■ **Work instruction**:
Your task is to quote the records from their first line through the line containing "subspace_amd::u32* d_fault = nullptr;", with nothing added or left out.

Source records
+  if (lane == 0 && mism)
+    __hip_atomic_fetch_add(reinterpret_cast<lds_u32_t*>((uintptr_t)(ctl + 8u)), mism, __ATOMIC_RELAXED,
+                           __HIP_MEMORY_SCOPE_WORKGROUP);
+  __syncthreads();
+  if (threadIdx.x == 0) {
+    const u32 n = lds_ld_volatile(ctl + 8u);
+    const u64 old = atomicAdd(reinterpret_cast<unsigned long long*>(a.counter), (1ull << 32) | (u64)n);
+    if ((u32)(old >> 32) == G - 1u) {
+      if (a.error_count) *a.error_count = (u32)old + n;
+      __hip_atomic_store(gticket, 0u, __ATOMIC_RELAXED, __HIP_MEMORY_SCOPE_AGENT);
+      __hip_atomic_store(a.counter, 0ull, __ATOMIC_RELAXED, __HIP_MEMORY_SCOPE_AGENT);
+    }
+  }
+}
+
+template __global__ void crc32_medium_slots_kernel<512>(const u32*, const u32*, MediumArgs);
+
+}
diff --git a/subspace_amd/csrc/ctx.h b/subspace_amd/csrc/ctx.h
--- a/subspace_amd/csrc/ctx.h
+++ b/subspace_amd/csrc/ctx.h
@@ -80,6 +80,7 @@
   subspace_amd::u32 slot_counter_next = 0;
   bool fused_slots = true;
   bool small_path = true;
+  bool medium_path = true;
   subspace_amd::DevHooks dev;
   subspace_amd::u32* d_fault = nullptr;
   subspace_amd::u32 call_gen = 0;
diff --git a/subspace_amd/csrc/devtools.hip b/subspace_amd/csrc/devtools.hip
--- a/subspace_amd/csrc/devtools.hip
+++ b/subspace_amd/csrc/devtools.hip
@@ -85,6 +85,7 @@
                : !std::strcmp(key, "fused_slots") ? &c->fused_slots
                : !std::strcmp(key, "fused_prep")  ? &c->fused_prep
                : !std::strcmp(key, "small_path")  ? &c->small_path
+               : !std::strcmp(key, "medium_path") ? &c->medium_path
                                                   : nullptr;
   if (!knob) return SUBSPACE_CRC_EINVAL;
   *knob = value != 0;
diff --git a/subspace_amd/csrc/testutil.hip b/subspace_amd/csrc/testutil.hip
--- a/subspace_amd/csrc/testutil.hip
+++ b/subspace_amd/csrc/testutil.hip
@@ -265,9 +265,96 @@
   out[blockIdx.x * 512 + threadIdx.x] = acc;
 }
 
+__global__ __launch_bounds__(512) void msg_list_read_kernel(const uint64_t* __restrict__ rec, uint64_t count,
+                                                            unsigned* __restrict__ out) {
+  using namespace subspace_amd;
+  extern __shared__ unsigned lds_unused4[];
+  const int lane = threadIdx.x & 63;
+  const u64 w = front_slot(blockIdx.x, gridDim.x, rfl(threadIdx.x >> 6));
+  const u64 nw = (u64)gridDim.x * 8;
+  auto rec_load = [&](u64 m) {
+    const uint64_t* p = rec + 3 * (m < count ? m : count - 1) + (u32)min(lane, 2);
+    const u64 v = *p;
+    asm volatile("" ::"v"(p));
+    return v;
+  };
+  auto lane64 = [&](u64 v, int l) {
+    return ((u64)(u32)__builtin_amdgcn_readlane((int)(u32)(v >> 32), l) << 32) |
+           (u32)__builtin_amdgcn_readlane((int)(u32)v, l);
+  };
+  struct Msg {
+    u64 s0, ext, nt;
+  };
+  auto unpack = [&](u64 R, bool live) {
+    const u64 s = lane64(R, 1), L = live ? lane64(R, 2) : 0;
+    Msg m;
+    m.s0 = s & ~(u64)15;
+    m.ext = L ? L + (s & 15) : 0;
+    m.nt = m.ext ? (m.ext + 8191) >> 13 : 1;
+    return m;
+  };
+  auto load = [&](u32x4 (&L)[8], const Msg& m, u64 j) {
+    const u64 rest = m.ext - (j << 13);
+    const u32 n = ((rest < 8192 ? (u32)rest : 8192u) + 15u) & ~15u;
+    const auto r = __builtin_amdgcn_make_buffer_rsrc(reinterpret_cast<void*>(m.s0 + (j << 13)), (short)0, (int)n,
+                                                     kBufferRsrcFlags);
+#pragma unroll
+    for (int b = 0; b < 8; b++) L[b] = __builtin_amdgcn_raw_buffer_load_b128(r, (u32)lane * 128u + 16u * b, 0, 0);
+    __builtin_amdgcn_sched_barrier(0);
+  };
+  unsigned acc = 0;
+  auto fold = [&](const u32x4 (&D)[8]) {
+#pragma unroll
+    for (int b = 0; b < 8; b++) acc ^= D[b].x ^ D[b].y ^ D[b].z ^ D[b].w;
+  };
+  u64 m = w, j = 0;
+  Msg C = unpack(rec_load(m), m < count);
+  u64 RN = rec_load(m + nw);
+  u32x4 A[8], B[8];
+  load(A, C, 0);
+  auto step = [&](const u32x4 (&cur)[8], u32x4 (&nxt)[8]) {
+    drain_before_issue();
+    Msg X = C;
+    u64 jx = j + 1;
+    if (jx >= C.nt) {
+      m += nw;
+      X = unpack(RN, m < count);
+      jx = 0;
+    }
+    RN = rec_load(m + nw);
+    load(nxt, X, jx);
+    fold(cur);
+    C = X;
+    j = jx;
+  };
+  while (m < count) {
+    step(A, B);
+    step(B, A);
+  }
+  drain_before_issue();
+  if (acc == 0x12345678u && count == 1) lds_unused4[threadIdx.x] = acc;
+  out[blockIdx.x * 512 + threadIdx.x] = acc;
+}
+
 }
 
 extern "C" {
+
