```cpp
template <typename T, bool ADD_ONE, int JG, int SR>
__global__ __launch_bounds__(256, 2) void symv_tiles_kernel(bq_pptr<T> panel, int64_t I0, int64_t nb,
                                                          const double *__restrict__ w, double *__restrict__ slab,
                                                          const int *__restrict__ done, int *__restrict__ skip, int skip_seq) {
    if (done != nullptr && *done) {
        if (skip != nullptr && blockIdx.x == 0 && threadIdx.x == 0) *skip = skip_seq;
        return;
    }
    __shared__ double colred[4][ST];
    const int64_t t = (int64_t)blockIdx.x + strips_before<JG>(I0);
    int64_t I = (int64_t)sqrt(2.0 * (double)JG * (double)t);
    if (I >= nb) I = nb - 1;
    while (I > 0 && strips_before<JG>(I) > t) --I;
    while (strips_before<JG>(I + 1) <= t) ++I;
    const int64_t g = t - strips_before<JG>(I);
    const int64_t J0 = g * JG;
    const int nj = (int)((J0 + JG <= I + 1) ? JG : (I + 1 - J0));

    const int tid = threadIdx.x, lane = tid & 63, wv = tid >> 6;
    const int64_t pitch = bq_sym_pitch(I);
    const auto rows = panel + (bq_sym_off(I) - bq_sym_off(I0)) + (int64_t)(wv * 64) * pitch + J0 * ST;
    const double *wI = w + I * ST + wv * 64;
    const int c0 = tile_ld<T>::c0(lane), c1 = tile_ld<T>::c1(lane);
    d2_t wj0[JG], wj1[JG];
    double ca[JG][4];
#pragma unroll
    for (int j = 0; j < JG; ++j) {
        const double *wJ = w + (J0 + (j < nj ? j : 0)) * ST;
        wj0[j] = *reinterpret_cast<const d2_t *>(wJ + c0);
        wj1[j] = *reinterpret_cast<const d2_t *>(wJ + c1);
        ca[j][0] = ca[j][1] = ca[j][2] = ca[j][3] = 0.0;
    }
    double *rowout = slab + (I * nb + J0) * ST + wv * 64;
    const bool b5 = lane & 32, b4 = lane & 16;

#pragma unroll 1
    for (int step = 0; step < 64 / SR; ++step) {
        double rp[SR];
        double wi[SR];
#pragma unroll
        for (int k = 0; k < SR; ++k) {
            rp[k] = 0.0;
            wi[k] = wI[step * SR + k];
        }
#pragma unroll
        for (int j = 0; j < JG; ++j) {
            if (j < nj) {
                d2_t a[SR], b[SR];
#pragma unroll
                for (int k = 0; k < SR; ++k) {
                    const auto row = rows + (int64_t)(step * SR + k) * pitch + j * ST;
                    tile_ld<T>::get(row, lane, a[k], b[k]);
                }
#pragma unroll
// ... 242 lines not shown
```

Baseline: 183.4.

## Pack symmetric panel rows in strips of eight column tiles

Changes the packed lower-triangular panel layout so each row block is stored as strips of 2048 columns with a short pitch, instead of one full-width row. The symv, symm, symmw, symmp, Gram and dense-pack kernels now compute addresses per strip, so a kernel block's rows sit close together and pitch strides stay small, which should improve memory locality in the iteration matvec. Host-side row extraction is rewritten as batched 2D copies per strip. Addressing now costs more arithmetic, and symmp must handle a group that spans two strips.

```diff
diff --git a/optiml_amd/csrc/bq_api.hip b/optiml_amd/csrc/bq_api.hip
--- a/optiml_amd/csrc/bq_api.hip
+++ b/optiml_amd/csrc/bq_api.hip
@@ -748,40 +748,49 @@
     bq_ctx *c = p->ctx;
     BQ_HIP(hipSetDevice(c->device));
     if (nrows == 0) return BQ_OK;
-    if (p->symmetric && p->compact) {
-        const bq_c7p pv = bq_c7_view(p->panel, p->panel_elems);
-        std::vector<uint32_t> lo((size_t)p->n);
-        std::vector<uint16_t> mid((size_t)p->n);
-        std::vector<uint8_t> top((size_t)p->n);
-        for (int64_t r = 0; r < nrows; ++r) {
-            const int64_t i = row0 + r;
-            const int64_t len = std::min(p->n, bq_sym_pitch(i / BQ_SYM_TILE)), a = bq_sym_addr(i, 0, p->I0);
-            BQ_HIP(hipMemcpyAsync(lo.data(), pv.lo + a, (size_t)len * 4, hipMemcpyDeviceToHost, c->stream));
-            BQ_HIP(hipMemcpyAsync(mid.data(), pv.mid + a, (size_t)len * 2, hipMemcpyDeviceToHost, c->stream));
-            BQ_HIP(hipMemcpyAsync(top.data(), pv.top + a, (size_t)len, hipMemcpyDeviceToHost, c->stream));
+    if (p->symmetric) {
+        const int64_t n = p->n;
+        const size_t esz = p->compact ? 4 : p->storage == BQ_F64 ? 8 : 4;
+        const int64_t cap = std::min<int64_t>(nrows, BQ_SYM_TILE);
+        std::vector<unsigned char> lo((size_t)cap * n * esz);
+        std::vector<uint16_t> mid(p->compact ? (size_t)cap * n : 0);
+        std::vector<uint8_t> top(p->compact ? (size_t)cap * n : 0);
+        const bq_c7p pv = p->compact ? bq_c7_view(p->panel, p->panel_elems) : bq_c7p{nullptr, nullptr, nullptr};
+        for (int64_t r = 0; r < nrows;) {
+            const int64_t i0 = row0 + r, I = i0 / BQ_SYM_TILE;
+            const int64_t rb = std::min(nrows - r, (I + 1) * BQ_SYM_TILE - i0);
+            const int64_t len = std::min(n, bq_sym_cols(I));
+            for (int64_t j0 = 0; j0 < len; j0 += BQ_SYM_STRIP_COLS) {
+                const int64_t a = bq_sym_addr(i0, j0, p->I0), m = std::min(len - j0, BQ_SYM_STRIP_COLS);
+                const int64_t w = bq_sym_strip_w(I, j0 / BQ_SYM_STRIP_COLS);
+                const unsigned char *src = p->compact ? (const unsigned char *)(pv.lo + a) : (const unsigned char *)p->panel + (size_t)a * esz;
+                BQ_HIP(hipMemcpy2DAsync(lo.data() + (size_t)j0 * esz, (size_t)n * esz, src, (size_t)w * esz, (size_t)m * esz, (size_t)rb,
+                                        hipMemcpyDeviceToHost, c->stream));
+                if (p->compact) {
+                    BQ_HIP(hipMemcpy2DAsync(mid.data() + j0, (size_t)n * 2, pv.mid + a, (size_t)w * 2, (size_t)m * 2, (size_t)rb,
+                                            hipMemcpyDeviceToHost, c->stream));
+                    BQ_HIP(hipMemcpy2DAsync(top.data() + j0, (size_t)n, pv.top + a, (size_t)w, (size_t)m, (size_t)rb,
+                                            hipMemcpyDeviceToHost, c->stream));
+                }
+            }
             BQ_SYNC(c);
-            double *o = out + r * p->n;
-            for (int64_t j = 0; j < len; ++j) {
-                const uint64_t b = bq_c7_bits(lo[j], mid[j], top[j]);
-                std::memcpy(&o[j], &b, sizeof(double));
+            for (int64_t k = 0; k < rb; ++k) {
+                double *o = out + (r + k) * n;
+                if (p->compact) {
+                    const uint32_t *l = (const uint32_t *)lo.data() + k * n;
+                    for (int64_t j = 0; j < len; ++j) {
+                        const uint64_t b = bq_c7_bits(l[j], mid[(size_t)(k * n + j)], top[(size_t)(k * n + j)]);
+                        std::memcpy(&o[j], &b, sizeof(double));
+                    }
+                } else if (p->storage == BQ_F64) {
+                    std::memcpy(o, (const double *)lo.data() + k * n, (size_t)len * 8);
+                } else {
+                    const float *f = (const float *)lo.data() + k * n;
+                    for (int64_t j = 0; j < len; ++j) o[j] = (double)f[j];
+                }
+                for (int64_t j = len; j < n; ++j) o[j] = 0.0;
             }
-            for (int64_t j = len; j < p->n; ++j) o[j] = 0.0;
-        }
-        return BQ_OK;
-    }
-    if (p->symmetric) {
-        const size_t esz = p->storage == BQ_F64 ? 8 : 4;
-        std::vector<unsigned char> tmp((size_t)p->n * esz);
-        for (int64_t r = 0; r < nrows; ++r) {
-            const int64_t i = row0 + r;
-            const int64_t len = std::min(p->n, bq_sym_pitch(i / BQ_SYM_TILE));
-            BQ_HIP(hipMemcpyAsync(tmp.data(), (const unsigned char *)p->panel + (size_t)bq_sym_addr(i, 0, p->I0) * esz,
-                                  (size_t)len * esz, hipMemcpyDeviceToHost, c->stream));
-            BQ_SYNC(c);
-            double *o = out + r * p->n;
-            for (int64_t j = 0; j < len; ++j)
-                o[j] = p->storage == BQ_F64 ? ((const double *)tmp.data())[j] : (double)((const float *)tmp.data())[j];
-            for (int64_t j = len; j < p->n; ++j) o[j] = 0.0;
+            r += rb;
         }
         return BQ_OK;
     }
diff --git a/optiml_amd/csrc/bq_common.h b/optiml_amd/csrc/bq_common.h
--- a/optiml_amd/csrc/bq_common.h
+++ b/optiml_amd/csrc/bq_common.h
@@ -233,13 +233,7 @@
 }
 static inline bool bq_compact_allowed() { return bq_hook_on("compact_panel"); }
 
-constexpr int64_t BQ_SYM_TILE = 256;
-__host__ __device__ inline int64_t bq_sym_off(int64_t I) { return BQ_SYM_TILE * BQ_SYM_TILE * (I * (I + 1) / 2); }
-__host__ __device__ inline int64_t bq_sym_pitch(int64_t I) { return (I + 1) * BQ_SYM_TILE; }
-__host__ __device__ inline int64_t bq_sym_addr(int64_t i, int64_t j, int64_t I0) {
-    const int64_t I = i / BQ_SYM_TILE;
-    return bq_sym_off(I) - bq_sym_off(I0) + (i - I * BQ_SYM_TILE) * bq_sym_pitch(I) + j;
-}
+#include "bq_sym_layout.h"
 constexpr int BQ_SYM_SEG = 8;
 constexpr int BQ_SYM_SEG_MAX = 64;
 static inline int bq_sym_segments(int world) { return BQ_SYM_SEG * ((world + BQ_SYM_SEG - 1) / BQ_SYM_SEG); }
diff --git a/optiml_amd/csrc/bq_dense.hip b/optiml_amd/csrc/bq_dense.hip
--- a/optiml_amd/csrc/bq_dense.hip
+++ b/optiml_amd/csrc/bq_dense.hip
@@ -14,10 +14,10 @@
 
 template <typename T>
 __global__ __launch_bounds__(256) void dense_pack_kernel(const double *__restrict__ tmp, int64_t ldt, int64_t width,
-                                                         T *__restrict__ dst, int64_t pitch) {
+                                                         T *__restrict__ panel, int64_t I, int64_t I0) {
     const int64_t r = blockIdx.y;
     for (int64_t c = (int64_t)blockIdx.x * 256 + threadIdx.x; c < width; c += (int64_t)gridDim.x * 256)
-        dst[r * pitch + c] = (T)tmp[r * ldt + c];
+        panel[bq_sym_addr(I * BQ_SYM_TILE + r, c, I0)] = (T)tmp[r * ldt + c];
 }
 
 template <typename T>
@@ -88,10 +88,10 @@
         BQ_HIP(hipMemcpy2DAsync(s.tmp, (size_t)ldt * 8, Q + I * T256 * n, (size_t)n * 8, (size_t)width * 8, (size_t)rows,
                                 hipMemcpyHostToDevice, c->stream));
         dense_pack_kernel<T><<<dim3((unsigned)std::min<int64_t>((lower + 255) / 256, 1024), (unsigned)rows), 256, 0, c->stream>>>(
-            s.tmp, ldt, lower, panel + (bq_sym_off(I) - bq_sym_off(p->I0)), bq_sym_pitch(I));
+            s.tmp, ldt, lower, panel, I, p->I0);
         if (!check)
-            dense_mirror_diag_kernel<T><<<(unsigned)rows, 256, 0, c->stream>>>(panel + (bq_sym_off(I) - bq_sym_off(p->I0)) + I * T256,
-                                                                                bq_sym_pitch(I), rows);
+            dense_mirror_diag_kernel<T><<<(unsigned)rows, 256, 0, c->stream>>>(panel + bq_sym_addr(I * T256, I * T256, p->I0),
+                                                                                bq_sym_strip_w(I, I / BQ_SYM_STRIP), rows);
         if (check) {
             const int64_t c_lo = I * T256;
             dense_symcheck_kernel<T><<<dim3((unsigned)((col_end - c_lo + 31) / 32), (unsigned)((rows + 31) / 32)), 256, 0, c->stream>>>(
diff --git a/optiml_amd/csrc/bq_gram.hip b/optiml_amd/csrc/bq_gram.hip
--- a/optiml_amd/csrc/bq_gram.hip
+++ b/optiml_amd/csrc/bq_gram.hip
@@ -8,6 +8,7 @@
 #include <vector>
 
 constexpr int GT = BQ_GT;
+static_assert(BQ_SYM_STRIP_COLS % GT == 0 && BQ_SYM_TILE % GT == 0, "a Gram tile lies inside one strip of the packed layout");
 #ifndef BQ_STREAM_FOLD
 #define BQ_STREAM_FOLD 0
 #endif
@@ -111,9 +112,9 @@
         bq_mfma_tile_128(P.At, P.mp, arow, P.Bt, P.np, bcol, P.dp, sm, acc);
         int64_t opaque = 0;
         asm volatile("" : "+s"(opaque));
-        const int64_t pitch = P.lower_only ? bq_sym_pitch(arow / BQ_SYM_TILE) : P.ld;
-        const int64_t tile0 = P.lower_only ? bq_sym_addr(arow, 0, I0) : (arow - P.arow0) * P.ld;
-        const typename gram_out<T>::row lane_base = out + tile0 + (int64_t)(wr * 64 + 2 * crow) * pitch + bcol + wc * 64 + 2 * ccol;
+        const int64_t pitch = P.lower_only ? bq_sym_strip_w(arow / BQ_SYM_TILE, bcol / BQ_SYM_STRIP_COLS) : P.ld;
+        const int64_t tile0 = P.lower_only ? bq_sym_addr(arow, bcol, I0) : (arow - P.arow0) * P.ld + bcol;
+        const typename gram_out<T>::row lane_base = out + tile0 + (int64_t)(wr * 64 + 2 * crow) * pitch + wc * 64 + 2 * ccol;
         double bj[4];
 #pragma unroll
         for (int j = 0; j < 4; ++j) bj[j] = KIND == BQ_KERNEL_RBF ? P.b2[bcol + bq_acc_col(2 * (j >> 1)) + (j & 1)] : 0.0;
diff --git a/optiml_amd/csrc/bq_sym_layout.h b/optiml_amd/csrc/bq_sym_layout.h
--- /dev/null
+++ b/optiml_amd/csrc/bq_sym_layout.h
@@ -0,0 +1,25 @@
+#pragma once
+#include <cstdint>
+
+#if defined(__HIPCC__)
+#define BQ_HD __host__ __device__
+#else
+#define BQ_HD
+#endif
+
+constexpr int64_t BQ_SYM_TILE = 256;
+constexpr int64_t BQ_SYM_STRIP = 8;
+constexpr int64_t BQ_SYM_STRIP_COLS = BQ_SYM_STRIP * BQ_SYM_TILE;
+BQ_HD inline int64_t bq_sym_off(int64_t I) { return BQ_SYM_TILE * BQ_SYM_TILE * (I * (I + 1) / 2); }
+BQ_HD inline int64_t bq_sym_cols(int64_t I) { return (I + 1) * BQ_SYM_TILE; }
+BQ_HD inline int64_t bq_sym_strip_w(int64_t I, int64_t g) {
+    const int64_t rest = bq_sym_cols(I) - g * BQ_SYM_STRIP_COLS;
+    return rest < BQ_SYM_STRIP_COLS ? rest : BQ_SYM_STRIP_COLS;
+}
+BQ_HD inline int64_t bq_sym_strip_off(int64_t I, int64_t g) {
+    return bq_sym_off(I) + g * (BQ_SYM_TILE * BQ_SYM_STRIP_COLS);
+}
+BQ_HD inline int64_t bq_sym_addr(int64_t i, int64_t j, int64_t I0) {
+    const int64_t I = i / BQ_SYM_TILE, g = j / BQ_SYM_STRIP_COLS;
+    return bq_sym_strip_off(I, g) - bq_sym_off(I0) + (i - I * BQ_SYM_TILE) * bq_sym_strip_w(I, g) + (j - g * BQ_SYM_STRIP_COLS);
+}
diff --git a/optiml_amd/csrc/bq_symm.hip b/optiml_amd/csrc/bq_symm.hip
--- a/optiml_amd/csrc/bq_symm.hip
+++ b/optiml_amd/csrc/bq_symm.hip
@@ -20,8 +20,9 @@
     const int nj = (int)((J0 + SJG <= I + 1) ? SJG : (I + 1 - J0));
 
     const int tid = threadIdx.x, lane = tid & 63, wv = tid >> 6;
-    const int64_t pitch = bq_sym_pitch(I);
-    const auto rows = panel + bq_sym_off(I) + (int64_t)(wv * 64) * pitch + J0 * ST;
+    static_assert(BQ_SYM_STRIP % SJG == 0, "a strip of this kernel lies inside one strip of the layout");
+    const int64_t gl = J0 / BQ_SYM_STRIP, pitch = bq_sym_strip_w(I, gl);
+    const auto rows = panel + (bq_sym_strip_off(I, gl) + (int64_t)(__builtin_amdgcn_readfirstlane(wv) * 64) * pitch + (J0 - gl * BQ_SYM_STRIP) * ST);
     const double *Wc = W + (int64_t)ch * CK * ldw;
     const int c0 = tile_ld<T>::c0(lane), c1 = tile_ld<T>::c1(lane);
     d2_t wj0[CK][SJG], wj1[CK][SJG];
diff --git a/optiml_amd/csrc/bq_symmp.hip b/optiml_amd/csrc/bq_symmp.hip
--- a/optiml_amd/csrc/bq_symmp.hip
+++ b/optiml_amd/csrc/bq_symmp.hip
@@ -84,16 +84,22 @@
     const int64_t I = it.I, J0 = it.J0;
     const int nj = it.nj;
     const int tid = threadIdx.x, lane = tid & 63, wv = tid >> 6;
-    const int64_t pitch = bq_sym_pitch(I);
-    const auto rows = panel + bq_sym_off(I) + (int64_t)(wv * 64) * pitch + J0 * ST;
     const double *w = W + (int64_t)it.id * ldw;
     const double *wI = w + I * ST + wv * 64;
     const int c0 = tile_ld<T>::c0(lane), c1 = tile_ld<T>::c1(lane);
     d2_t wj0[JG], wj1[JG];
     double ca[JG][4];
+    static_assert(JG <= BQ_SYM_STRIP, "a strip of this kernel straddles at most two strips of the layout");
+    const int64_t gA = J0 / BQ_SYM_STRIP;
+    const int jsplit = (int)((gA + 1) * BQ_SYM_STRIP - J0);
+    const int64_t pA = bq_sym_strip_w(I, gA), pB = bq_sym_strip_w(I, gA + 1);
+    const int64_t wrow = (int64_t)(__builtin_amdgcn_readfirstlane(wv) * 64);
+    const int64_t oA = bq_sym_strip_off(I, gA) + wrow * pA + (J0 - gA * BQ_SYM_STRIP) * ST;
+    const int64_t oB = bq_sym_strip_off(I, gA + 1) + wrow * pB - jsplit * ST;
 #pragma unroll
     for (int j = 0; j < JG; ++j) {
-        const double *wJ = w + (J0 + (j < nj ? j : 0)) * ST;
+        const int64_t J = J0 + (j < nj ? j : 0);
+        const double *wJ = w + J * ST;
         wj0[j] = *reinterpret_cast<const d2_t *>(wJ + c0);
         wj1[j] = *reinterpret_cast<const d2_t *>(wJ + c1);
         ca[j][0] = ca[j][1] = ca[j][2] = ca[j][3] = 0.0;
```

■ **Exercise solution**:
+  if (lane == 0 && mism)
+    __hip_atomic_fetch_add(reinterpret_cast<lds_u32_t*>((uintptr_t)(ctl + 8u)), mism, __ATOMIC_RELAXED,
+                           __HIP_MEMORY_SCOPE_WORKGROUP);
+  __syncthreads();
+  if (threadIdx.x == 0) {
+    const u32 n = lds_ld_volatile(ctl + 8u);
+    const u64 old = atomicAdd(reinterpret_cast<unsigned long long*>(a.counter), (1ull << 32) | (u64)n);
+    if ((u32)(old >> 32) == G - 1u) {
+      if (a.error_count) *a.error_count = (u32)old + n;
+      __hip_atomic_store(gticket, 0u, __ATOMIC_RELAXED, __HIP_MEMORY_SCOPE_AGENT);
+      __hip_atomic_store(a.counter, 0ull, __ATOMIC_RELAXED, __HIP_MEMORY_SCOPE_AGENT);
+    }
+  }
+}
+
+template __global__ void crc32_medium_slots_kernel<512>(const u32*, const u32*, MediumArgs);
+
+}
diff --git a/subspace_amd/csrc/ctx.h b/subspace_amd/csrc/ctx.h
--- a/subspace_amd/csrc/ctx.h
+++ b/subspace_amd/csrc/ctx.h
@@ -80,6 +80,7 @@
   subspace_amd::u32 slot_counter_next = 0;
   bool fused_slots = true;
   bool small_path = true;
+  bool medium_path = true;
   subspace_amd::DevHooks dev;
   subspace_amd::u32* d_fault = nullptr;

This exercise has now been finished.